We don’t recognize their agony or how unfair it must be that the universe doesn’t just rain down on us, but on them too, so as broken as we all are, these heroes are also broken just like us and somehow, some miraculous way, these broken people manage to suck it up and do miraculous things that shouldn’t be possible. They’re the one in a hundred stories you hear of the guy who did the right thing when they had no reason to – and they’re more common than we think. Those are the real heroes.

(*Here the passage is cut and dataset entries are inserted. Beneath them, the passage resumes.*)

@@ -46,7 +63,7 @@
   const double c_mu = nodec ? ctrl->mu : 0.0, c_radius = nodec ? ctrl->radius : 1.0;
   const OptD opt = *optp;
   const int chunk = bx / n_tp;
-  const int* cd = W.chunk_desc + (size_t)chunk * SCHUR_DESC_INTS;
+  const int* cd = SCH2_SERIAL ? W.chunk_desc + (size_t)chunk * SCHUR_DESC_INTS : rec;
   const int lm_begin = cd[0], lm_end = cd[1];
   const int nl = lm_end - lm_begin;
 
@@ -81,7 +98,17 @@
 #pragma unroll
     for (int q = 0; q < SCH2_LL; ++q) d_out[it][q] = 0;
   }
-  if (diag) {
+  if constexpr (!SCH2_SERIAL) {
+    static_assert(SCH2_LL == SCHUR_REC_LL, "list heads of the launch record");
+#pragma unroll
+    for (int it = 0; it < SCH2_RI; ++it) {
+      d_q0[it] = rec_d[it][0].x, d_n[it] = rec_d[it][0].y;
+      d_out[it][0] = rec_d[it][0].z, d_out[it][1] = rec_d[it][0].w;
+      d_out[it][2] = rec_d[it][1].x, d_out[it][3] = rec_d[it][1].y, d_out[it][4] = rec_d[it][1].z, d_out[it][5] = rec_d[it][1].w;
+    }
+    r_q0 = rec_r[0].x, r_n = rec_r[0].y;
+    r_out[0] = rec_r[0].z, r_out[1] = rec_r[0].w, r_out[2] = rec_r[1].x, r_out[3] = rec_r[1].y, r_out[4] = rec_r[1].z, r_out[5] = rec_r[1].w;
+  } else if (diag) {
     const int* lb_ = W.chunk_diag_begin + (size_t)chunk * nblk + row0;
 #pragma unroll
     for (int it = 0; it < SCH2_DI; ++it) {
@@ -125,7 +152,7 @@
     return r;
   };
   static_assert(SCH2_NB + 1 <= 64, "one descriptor entry per lane");
-  const int pb_lane = SCH2_SERIAL ? 0 : cd[2 + min(lane, SCH2_NB)];
+  const int pb_lane = SCH2_SERIAL ? 0 : rec_pb;
   auto pb_stage = [&](int st) { return __builtin_amdgcn_readlane(pb_lane, min(st, SCH2_NB)); };
   const int nst = (nl + SCH2_STAGE_LM - 1) / SCH2_STAGE_LM;
 
@@ -542,10 +569,20 @@
     __syncthreads();
     SSTAMP(22);
     const int npairs = diag ? nrow * (nrow + 1) / 2 : nrow * ncol;
+    int pi_ = tid / 36, k_ = tid - 36 * pi_, bi_ = 0, bj_ = pi_;
+    while (bj_ > bi_) bj_ -= ++bi_;
     for (int e = tid; e < npairs * 36; e += SCHUR_THREADS) {
-      const int pi = e / 36, k = e - 36 * pi, ii = k / 6, jj = k - 6 * ii;
+      const int pi = SCH2_SERIAL ? e / 36 : pi_, k = SCH2_SERIAL ? e - 36 * pi : k_, ii = k / 6, jj = k - 6 * ii;
       int bi, bj;
-      if (diag) {
+      if constexpr (!SCH2_SERIAL) {
+        bi = diag ? bi_ : pi / ncol;
+        bj = diag ? bj_ : pi - bi * ncol;
+        const int wrap = k_ + SCHUR_THREADS % 36 >= 36;
+        k_ += SCHUR_THREADS % 36 - 36 * wrap;
+        pi_ += SCHUR_THREADS / 36 + wrap;
+        bj_ += SCHUR_THREADS / 36 + wrap;
+        while (bj_ > bi_) bj_ -= ++bi_;
+      } else if (diag) {
         bi = (int)((sqrtf(8.0f * pi + 1.0f) - 1.0f) * 0.5f);
         while ((bi + 1) * (bi + 2) / 2 <= pi) ++bi;
         while (bi * (bi + 1) / 2 > pi) --bi;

That’s who Mildthing is, he’s the hero who didn’t ask to be, didn’t want to be, and if given the choice won’t be. He’s just never given the choice to walk away that many of us get to have.
Why now?
I recently got a Wacom Bamboo tablet for a birthday present. I started dragging out old drawings and sketches and found one of my old Mildthing stories which was something that a publisher friend years ago told me I should flesh out and they’d look at it. I promised myself, and everyone I’d do it … soon as I had some time I’d write the stories, draw up some pulp novel art for it, because MildThing is also a love letter from me to the old pulps of the 40s and 50s. As a kid, I had a man who ran a book store bring up me a bunch of books when I was sick once, The Lensmen, Doc Savage, Conan, Lucky Starr, The Avenger, The Spider all these larger than life really bad pulp novels. I’ve had a love of that genre ever since. Those short simple stories that – were exactly what you saw on the cover. They had these sketch like crude drawings them and they weren’t frankly that well written. (Despite the fact I’d find out years later that “Lucky Starr Space Ranger” was written by Isaac Asimov). That was something I always wanted to do with Mildthing, I wanted to kind of recreate those cheesy black and white art, mostly writing but borderline almost a comic but not quite books with these pictures just randomly popping up showing whatever was going on – – or – sometimes that had nothing to do with the chapter at all. (You had to love the old pulps!)
Anyway, a publisher buddy of mine once said I should collect them and publish them. Even if it was just a joke and was horrible and just for fun… I should do it.